Мистер Родс провел пять бессонных ночей. Джордан лежал без сна в своей спальне дальше по коридору, прислушиваясь к тяжелым шагам. Задолго до рассвета раздавался звон колокольчика - мистер Родс звал Джордана на верховую прогулку по Столовой горе. А возвратившись в огромный белый особняк, они узнавали о новых отречениях и отказах и беспомощно следили, как рушится и превращается в пыль все созданное Родсом.
Тогда-то и приехал Арнольд. Он был назначен вторым секретарем, и Джордан с радостью принял его помощь, передав ему управление утомительными мелочами в сложном хозяйстве большого дома. Новичок сопровождал их в поездке в Лондон после провала авантюры Джеймсона и не отходил от мистера Родса ни на шаг во время долгого путешествия через Суэцкий канал, Бейру и Солсбери.
А теперь Арнольд почтительно вытянулся возле стола мистера Родса, подавая отпечатанные листы, забирая отредактированный текст и протягивая новую страницу.

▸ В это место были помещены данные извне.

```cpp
extern "C" int mmft_mlp2_feat_fwd_bf16(const float* x, long long ldx, int row0, int n, int fin, const float* w1, const float* b1,
                                       const float* w2, const float* b2, float* out, long long ldout, int relu_out, int device,
                                       void* stream) {
  MMFT_REQUIRE(x && w1 && b1 && w2 && b2 && out, "mlp2_feat_fwd_bf16: null pointer");
  MMFT_REQUIRE(n >= 0 && row0 >= 0 && fin >= 1 && fin <= 64 && ldx >= fin, "mlp2_feat_fwd_bf16: bad sizes (fin <= 64)");
  MMFT_REQUIRE(ldout % 4 == 0 && aligned16(out) && aligned16(w2) && aligned16(b1) && aligned16(b2),
               "mlp2_feat_fwd_bf16: out / w2 / biases must be 16-byte aligned");
  if (n == 0) return MMFT_OK;
  DeviceGuard dg(device);
  FeatFwdArgs a{x, ldx, row0, n, fin, w1, b1, w2, b2, out, ldout, relu_out};
  const double fl = 2.0 * n * ((double)fin * L2_HD + (double)L2_HD * L2_D2), by = 4.0 * n * ((double)fin + L2_D2);
  int grid = cdiv(n, 64);
  if (grid > 768) grid = 768;
  if (fin <= 32)
    MMFT_LAUNCH("mlp2_feat_fwd_kernel", fl, by, mlp2_feat_fwd_kernel<1>, dim3(grid), dim3(512), (hipStream_t)stream, a);
  else
    MMFT_LAUNCH("mlp2_feat_fwd_kernel", fl, by, mlp2_feat_fwd_kernel<2>, dim3(grid), dim3(512), (hipStream_t)stream, a);
  return check_launch("mlp2_feat_fwd_bf16");
}

extern "C" long long mmft_mlp2_feat_bwd_workspace_bytes(int n, int fin) {
  if (n <= 0 || fin < 1 || fin > 64) return 0;
  return (long long)feat_bwd_grid(n) * feat_slab(fin) * 4;
}

extern "C" int mmft_mlp2_feat_bwd_bf16(const float* g, long long ldg, const float* x, long long ldx, int row0, int n, int fin,
                                       const float* w1, const float* b1, const float* w2, float* dw1, float* db1, float* dw2,
                                       float* db2, int accumulate, float* workspace, long long workspace_bytes, int device,
                                       void* stream) {
  MMFT_REQUIRE(g && x && w1 && b1 && w2 && dw1 && db1 && dw2 && db2, "mlp2_feat_bwd_bf16: null pointer");
  MMFT_REQUIRE(n > 0 && row0 >= 0 && fin >= 1 && fin <= 64 && ldx >= fin && ldg >= L2_D2, "mlp2_feat_bwd_bf16: bad sizes (fin <= 64)");
  MMFT_REQUIRE(ldg % 4 == 0 && aligned16(g) && aligned16(b1), "mlp2_feat_bwd_bf16: g / b1 must be 16-byte aligned");
  MMFT_REQUIRE(workspace && aligned16(workspace) && workspace_bytes >= mmft_mlp2_feat_bwd_workspace_bytes(n, fin),
               "mlp2_feat_bwd_bf16: workspace too small");
  DeviceGuard dg(device);
  hipStream_t st = (hipStream_t)stream;
  const int grid = feat_bwd_grid(n);
  const long long slab = feat_slab(fin);
  FeatBwdArgs a{g, ldg, x, ldx, row0, n, fin, w1, b1, w2, workspace, slab};
  const double fl = 2.0 * n * (2.0 * fin * L2_HD + 2.0 * L2_HD * L2_D2), by = 4.0 * n * ((double)fin + L2_D2);
  static DynLdsOnce once[2];
  int arc = fin <= 32 ? ensure_dyn_lds(once[0], reinterpret_cast<const void*>(&mlp2_feat_bwd_kernel<1>), feat_bwd_lds<1>(), "mlp2_feat_bwd_bf16")
                      : ensure_dyn_lds(once[1], reinterpret_cast<const void*>(&mlp2_feat_bwd_kernel<2>), feat_bwd_lds<2>(), "mlp2_feat_bwd_bf16");
  if (arc) return arc;
  if (fin <= 32)
    MMFT_LAUNCH_LDS("mlp2_feat_bwd_kernel", fl, by, mlp2_feat_bwd_kernel<1>, dim3(grid), dim3(512), feat_bwd_lds<1>(), st, a);
  else
    MMFT_LAUNCH_LDS("mlp2_feat_bwd_kernel", fl, by, mlp2_feat_bwd_kernel<2>, dim3(grid), dim3(512), feat_bwd_lds<2>(), st, a);
  int rc = check_launch("mlp2_feat_bwd_bf16");
  if (rc) return rc;
  if (db1 == dw1 + (long long)L2_HD * fin && dw2 == db1 + L2_HD && db2 == dw2 + (long long)L2_D2 * L2_HD && aligned16(dw1))
    return launch_slab_reduce(workspace, grid, slab, dw1, accumulate, st);
  const long long o1 = (long long)L2_HD * fin, o2 = o1 + L2_HD, o3 = o2 + (long long)L2_D2 * L2_HD;
  const SlabSeg segs[4] = {{workspace, dw1, slab, grid, (int)o1, 1, accumulate ? 1 : 0},
                           {workspace + o1, db1, slab, grid, L2_HD, 1, accumulate ? 1 : 0},
                           {workspace + o2, dw2, slab, grid, L2_D2 * L2_HD, 1, accumulate ? 1 : 0},
                           {workspace + o3, db2, slab, grid, L2_D2, 1, accumulate ? 1 : 0}};
  return launch_slab_reduce_batch(segs, 4, st);
}
```

Measured before the change: 2437 designs/s.

## Stream feature-MLP backward inputs through an async global-to-LDS ring buffer

The feature-MLP backward kernel now prefetches gradient and input tiles with global_load_lds directly into a 4-deep LDS ring, waiting on vmcnt instead of staging through registers. This is meant to hide global-memory latency across several tiles and cut register pressure. The forward kernel splits layer 1 into two half-tiles to shorten accumulator lifetimes, adds launch_bounds(512,4), and lowers its grid cap from 768 to 512. The changes rely on inline asm and m0 manipulation, clamp out-of-range rows to the last valid row, and enlarge LDS use, which may reduce occupancy.

```diff
diff --git a/multimodal-fusion-based-pre-routing-timing-prediction-_amd/csrc/mlp_feat.hip b/multimodal-fusion-based-pre-routing-timing-prediction-_amd/csrc/mlp_feat.hip
--- a/multimodal-fusion-based-pre-routing-timing-prediction-_amd/csrc/mlp_feat.hip
+++ b/multimodal-fusion-based-pre-routing-timing-prediction-_amd/csrc/mlp_feat.hip
@@ -18,6 +18,29 @@
 #pragma unroll
   for (int t = 0; t < 8; ++t) v[t] = k0 + t < fin ? w1[(long long)col * fin + k0 + t] : 0.f;
   return mf_pack8(v);
+}
+
+typedef __attribute__((address_space(3))) void feat_lptr;
+__device__ __forceinline__ unsigned lds_addr(const void* p) {
+  return __builtin_amdgcn_readfirstlane((unsigned)(unsigned long long)(feat_lptr*)p);
+}
+__device__ __forceinline__ void glds16(const float* src, unsigned dst) {
+  unsigned keep;
+  asm volatile("s_mov_b32 %0, m0\n\ts_mov_b32 m0, %2\n\ts_nop 0\n\tglobal_load_lds_dwordx4 %1, off\n\ts_mov_b32 m0, %0"
+               : "=&s"(keep) : "v"(src), "s"(dst) : "memory");
+}
+__device__ __forceinline__ void glds4(const float* src, unsigned dst) {
+  unsigned keep;
+  asm volatile("s_mov_b32 %0, m0\n\ts_mov_b32 m0, %2\n\ts_nop 0\n\tglobal_load_lds_dword %1, off\n\ts_mov_b32 m0, %0"
+               : "=&s"(keep) : "v"(src), "s"(dst) : "memory");
+}
+template <int N>
+__device__ __forceinline__ void wait_vm() { asm volatile("s_waitcnt vmcnt(%0)" ::"n"(N) : "memory"); }
+__device__ __forceinline__ void wait_lds() { asm volatile("s_waitcnt lgkmcnt(0)" ::: "memory"); }
+__device__ __forceinline__ void wg_barrier() {
+  wait_lds();
+  __builtin_amdgcn_s_barrier();
+  asm volatile("" ::: "memory");
 }
 
 struct FeatFwdArgs {
@@ -31,7 +54,7 @@
 };
 
 template <int KS>
-__global__ void __launch_bounds__(512) mlp2_feat_fwd_kernel(FeatFwdArgs a) {
+__global__ void __launch_bounds__(512, 4) mlp2_feat_fwd_kernel(FeatFwdArgs a) {
   constexpr int BM = 64, RT = BM / 16, XS = KS * 32 + 8, HS = L2_HD + 8;
   __shared__ __attribute__((aligned(16))) unsigned short xs[BM * XS];
   __shared__ __attribute__((aligned(16))) unsigned short hs[BM * HS];
@@ -43,6 +66,10 @@
 #pragma unroll
     for (int ks = 0; ks < KS; ++ks) w1f[j][ks] = mf_w1_frag(a.w1, a.fin, wave * 32 + j * 16 + r16, ks * 32 + q * 8);
 #pragma unroll
+  for (int j = 0; j < 2; ++j)
+#pragma unroll
+    for (int ks = 0; ks < KS; ++ks) asm volatile("" : "+v"(w1f[j][ks]));
+#pragma unroll
   for (int ks = 0; ks < 8; ++ks) w2f[ks] = mf_pack8(a.w2 + (long long)(wave * 16 + r16) * L2_HD + ks * 32 + q * 8);
   const int nn2 = wave * 16 + q * 4;
   const f32x4 b2v = *reinterpret_cast<const f32x4*>(a.b2 + nn2);
@@ -70,12 +97,16 @@
     }
     __syncthreads();
     if (tile + (int)gridDim.x < ntiles) request(tile + gridDim.x);
-    f32x4 acc1[RT][2];
-    tile_layer1<KS, RT>(acc1, w1f, xs, XS, r16, q);
-#pragma unroll
-    for (int i = 0; i < RT; ++i)
-#pragma unroll
-      for (int j = 0; j < 2; ++j) st_bf16x4(hs + (i * 16 + r16) * HS + wave * 32 + j * 16 + q * 4, relu4(acc1[i][j] + b1v[j]));
+#pragma unroll
+    for (int h = 0; h < RT / 2; ++h) {
+      f32x4 acc1[2][2];
+      tile_layer1<KS, 2>(acc1, w1f, xs + h * 32 * XS, XS, r16, q);
+#pragma unroll
+      for (int i = 0; i < 2; ++i)
+#pragma unroll
+        for (int j = 0; j < 2; ++j)
+          st_bf16x4(hs + (h * 32 + i * 16 + r16) * HS + wave * 32 + j * 16 + q * 4, relu4(acc1[i][j] + b1v[j]));
+    }
     __syncthreads();
     f32x4 acc2[RT];
 #pragma unroll
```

Джордан с завистью - и уже не в первый раз - отметил гладкую кожу и белокурые волосы: Арнольд обладал именно такой внешностью, которая нравилась мистеру Родсу. Юноша вел себя скромно и открыто, а когда смеялся, то весь словно светился изнутри. Арнольд окончил Ориэл-колледж, где в свое время учился и мистер Родс. С каждым днем становилось все очевиднее, что общество Арнольда доставляет мистеру Родсу такое же удовольствие, какое он раньше испытывал в обществе Джордана.
Джордан тихонько ждал у дверей, чувствуя себя не в своей тарелке в том самом месте, которое привык считать домом.
Наконец мистер Родс передал последний отредактированный листок Арнольду и поднял взгляд.